● What you need to do
What lines in the entries below contain the word "sbase"? Copy all of them.

[Collected data entries]
--------
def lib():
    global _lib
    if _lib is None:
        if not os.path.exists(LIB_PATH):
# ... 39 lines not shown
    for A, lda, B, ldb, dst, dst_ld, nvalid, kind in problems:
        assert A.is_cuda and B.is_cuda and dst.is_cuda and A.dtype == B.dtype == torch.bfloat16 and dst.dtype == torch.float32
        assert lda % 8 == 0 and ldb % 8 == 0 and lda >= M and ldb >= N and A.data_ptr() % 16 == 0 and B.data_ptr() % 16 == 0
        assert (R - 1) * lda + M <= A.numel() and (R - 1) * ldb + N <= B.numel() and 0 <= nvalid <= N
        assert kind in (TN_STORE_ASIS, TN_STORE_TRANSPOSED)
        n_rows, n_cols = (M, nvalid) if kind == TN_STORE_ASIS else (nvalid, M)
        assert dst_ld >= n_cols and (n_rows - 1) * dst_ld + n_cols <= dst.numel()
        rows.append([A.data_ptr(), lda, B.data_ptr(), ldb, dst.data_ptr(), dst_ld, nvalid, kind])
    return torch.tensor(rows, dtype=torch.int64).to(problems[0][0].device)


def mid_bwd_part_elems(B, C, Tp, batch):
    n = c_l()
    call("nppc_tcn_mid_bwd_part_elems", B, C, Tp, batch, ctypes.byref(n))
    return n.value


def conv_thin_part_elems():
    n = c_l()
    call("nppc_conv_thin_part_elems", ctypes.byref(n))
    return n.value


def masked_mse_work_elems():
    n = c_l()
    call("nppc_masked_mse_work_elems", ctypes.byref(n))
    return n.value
--------
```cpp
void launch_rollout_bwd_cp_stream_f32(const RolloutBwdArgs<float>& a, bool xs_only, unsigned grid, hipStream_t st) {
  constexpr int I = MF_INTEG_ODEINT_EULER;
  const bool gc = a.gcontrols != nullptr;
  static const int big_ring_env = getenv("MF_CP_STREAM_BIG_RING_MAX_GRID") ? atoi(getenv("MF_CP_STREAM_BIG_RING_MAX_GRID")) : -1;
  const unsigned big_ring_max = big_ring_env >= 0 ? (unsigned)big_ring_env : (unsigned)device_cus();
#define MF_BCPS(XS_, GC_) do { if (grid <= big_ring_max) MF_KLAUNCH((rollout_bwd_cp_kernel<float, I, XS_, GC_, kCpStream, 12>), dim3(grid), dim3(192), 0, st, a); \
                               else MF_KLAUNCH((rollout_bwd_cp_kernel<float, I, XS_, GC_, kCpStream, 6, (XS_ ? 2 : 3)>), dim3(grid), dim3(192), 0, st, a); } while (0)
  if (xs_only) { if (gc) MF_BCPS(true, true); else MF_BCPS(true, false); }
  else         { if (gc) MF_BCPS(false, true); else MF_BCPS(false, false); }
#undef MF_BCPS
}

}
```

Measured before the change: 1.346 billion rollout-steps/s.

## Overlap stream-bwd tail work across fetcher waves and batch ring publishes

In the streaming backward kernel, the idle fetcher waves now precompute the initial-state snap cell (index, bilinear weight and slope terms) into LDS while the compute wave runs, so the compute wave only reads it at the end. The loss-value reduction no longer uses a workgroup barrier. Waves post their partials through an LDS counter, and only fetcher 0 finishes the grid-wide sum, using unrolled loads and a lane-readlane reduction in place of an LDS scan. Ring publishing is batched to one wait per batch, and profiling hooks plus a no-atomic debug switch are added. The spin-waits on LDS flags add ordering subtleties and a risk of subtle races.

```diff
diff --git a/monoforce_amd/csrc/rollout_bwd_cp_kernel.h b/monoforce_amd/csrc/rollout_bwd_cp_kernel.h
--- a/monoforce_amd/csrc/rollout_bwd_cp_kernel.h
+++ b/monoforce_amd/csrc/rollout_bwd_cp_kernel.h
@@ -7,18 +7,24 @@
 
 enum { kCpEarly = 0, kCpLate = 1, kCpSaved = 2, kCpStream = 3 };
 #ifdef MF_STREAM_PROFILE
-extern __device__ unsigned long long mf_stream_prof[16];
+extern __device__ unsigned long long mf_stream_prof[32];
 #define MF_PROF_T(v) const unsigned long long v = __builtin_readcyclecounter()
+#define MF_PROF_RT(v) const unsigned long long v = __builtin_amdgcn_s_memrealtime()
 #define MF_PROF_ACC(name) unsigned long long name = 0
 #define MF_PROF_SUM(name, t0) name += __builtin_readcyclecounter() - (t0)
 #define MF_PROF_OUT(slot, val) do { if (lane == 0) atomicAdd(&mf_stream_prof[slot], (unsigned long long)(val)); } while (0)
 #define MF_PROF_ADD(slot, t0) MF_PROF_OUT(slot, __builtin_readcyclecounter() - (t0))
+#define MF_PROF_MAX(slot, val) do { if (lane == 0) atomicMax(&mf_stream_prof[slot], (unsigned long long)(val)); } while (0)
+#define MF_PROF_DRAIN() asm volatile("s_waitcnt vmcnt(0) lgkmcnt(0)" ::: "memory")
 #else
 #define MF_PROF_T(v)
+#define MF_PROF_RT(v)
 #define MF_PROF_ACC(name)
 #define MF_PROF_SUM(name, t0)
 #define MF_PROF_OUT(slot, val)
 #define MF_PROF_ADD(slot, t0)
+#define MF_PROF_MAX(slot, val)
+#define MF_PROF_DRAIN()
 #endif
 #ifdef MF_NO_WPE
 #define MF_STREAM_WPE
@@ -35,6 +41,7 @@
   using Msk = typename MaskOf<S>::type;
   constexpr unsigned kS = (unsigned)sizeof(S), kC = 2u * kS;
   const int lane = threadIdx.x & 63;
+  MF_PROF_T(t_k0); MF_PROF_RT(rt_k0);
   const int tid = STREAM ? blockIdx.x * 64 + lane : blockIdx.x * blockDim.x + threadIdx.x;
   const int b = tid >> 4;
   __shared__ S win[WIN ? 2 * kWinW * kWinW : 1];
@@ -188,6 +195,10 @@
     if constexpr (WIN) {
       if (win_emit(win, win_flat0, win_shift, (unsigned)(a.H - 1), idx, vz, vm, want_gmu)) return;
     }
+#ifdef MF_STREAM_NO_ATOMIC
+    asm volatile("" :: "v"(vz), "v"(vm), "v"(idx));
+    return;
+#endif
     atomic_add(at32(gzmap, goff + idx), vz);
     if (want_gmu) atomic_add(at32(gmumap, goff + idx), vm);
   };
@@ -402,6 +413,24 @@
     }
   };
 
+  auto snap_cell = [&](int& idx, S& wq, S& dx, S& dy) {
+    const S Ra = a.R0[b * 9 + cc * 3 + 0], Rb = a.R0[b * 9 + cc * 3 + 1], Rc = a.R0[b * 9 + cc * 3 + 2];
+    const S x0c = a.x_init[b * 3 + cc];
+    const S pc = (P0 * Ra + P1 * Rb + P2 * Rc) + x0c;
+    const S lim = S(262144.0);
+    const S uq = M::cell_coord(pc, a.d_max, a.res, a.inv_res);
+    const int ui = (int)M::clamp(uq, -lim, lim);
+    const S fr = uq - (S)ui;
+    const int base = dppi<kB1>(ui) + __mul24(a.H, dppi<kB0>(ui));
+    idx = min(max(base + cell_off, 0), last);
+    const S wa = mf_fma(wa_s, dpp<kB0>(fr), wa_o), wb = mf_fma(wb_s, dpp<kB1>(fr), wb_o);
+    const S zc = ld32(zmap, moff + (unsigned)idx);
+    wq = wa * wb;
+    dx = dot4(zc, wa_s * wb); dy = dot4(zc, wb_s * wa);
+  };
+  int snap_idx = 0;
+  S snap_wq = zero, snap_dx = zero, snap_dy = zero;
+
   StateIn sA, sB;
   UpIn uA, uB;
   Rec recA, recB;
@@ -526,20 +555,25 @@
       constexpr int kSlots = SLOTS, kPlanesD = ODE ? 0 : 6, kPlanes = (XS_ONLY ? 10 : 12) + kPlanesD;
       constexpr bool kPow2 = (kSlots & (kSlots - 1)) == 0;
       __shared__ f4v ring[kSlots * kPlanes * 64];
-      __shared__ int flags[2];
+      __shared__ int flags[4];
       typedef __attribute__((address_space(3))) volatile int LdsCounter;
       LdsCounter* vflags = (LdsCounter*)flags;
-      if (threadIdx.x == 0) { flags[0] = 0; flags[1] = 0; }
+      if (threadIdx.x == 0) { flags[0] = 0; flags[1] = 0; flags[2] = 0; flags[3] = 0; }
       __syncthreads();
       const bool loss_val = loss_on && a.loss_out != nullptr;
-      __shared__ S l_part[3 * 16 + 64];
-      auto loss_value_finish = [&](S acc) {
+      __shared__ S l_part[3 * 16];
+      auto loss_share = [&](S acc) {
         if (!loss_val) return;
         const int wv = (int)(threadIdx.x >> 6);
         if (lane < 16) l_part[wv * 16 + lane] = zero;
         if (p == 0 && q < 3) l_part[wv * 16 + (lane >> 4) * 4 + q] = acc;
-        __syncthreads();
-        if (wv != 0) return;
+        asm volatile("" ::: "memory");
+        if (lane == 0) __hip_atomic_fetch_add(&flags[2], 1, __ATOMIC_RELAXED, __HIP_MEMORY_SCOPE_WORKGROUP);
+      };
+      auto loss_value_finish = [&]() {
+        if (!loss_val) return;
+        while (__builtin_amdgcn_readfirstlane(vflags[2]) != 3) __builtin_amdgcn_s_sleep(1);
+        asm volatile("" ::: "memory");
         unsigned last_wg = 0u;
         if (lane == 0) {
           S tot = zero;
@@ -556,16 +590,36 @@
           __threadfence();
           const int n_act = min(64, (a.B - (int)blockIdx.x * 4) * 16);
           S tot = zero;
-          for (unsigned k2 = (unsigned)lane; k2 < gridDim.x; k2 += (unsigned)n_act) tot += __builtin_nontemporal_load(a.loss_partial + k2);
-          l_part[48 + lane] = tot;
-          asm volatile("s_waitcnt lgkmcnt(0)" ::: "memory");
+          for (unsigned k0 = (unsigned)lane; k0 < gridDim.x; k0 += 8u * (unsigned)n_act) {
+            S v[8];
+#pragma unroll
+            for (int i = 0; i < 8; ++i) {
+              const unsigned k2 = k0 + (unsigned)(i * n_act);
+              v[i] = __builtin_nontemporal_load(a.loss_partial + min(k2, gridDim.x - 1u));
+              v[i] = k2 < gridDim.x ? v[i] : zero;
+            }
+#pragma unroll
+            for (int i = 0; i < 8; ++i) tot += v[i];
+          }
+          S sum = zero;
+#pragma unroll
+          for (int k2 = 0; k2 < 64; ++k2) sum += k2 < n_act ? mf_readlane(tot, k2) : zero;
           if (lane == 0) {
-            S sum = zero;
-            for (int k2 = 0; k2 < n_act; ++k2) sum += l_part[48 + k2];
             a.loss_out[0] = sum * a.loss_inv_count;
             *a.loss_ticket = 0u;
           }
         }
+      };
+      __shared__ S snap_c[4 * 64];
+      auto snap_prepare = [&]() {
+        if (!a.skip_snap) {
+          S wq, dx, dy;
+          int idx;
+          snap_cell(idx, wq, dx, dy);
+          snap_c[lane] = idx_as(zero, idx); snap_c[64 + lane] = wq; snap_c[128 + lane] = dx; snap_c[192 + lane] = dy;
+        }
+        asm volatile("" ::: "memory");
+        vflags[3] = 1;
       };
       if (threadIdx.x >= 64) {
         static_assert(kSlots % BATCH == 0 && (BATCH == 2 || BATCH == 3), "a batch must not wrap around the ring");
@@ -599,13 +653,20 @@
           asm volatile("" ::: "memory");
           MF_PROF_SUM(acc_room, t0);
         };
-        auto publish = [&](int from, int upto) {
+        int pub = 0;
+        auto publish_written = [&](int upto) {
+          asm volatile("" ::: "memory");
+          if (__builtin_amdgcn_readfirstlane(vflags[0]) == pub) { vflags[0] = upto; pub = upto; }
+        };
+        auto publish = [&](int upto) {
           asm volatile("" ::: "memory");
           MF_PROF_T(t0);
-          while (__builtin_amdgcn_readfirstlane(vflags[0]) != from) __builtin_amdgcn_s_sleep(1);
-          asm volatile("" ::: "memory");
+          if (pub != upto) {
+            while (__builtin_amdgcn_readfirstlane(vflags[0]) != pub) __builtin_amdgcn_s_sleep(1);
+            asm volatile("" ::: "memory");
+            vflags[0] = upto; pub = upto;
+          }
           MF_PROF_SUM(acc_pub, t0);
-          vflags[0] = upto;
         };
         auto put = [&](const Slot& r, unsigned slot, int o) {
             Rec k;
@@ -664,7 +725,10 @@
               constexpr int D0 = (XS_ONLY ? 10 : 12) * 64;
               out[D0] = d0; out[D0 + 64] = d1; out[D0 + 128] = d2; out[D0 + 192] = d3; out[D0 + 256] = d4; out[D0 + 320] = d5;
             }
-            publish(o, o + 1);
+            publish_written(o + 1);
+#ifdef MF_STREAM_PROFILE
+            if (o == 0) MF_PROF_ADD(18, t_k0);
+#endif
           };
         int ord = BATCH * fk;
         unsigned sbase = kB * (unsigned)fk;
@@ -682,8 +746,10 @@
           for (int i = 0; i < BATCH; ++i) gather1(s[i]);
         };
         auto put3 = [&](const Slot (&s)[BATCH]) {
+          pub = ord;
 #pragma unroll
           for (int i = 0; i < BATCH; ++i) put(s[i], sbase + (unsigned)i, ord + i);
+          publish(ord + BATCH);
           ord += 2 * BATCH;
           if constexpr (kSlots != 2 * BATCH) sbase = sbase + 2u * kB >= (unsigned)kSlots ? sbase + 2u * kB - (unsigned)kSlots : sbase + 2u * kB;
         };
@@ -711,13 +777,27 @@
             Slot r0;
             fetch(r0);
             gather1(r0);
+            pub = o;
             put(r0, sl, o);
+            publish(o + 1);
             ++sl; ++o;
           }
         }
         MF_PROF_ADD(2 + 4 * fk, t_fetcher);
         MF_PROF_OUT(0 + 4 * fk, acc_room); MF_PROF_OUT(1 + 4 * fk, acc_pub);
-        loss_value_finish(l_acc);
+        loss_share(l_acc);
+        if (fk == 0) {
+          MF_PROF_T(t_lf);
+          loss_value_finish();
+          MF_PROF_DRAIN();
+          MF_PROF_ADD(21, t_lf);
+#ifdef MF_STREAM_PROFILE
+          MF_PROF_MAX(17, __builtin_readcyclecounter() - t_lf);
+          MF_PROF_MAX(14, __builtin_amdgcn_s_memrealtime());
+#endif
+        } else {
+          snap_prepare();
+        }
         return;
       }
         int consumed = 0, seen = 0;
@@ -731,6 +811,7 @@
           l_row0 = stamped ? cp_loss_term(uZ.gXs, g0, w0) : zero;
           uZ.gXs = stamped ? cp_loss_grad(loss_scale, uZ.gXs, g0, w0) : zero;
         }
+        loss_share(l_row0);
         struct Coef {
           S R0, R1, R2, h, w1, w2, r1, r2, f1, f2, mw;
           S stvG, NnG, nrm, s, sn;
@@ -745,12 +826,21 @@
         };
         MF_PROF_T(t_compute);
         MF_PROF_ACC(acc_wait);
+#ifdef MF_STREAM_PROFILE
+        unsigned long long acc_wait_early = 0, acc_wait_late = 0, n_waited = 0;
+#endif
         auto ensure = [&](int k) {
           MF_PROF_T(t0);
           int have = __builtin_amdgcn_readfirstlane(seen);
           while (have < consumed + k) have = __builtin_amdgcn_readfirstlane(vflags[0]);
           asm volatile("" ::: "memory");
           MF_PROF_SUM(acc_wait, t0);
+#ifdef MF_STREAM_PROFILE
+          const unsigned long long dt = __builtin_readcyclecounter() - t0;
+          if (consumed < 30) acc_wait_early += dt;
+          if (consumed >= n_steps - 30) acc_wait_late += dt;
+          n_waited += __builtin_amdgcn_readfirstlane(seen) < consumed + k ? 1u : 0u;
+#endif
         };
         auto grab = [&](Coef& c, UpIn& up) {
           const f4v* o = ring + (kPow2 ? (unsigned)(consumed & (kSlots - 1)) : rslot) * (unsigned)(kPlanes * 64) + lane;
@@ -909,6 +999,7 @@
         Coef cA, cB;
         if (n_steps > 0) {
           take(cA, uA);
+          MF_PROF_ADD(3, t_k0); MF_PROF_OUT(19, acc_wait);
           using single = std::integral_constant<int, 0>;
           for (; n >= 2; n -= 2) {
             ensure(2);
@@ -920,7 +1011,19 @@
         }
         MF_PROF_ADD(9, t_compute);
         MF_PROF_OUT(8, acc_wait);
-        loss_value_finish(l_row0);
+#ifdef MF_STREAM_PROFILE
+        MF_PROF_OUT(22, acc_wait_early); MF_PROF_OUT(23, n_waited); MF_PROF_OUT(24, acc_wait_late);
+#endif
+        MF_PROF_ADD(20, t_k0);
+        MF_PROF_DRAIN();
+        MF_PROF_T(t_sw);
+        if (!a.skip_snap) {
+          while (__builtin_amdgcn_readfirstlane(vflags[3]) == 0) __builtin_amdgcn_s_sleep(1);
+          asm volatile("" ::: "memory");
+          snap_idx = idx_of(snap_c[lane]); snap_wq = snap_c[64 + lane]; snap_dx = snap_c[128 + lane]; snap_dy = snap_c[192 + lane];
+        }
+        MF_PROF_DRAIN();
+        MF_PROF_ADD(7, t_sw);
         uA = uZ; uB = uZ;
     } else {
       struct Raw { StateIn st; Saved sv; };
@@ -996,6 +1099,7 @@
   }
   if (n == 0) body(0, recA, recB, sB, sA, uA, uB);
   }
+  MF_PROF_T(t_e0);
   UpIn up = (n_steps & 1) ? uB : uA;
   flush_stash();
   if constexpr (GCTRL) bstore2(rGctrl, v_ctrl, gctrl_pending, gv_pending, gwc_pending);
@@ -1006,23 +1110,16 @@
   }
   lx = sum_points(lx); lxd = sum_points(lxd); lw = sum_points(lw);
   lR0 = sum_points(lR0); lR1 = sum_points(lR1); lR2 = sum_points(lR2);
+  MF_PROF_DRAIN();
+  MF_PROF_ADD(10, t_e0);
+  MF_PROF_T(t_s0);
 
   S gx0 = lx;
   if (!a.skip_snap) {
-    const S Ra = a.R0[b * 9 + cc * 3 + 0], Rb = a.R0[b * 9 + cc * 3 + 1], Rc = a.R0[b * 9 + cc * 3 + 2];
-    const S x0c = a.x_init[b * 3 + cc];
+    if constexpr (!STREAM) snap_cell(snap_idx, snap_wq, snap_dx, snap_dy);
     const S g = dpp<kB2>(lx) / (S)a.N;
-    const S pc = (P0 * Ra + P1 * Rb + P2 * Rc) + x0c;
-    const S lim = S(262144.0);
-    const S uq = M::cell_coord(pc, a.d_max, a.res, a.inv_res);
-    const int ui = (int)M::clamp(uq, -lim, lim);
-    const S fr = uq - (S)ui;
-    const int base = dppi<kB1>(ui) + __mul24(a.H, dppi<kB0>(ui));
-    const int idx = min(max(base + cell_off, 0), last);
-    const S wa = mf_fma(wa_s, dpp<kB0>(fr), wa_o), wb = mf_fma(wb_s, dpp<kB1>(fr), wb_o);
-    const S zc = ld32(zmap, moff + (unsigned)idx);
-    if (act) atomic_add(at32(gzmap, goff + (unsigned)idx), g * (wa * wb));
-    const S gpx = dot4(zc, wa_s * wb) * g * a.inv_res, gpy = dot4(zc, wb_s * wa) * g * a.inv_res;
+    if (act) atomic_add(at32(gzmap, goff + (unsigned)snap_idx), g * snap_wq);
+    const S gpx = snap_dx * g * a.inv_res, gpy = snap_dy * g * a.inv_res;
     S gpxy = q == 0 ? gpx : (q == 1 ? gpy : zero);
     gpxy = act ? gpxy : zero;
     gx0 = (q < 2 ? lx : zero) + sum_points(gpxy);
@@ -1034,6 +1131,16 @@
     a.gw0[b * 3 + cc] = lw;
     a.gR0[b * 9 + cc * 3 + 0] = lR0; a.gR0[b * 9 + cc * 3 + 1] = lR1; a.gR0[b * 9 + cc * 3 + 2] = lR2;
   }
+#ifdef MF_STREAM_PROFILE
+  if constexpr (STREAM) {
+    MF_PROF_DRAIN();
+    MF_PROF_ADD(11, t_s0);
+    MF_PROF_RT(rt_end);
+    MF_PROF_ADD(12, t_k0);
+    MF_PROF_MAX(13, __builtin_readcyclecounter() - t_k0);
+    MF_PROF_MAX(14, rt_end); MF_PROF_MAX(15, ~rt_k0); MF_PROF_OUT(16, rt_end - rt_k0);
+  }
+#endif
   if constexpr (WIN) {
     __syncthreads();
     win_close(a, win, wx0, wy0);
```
--------
● Finished exercise
         unsigned sbase = kB * (unsigned)fk;
           for (int i = 0; i < BATCH; ++i) put(s[i], sbase + (unsigned)i, ord + i);
           if constexpr (kSlots != 2 * BATCH) sbase = sbase + 2u * kB >= (unsigned)kSlots ? sbase + 2u * kB - (unsigned)kSlots : sbase + 2u * kB;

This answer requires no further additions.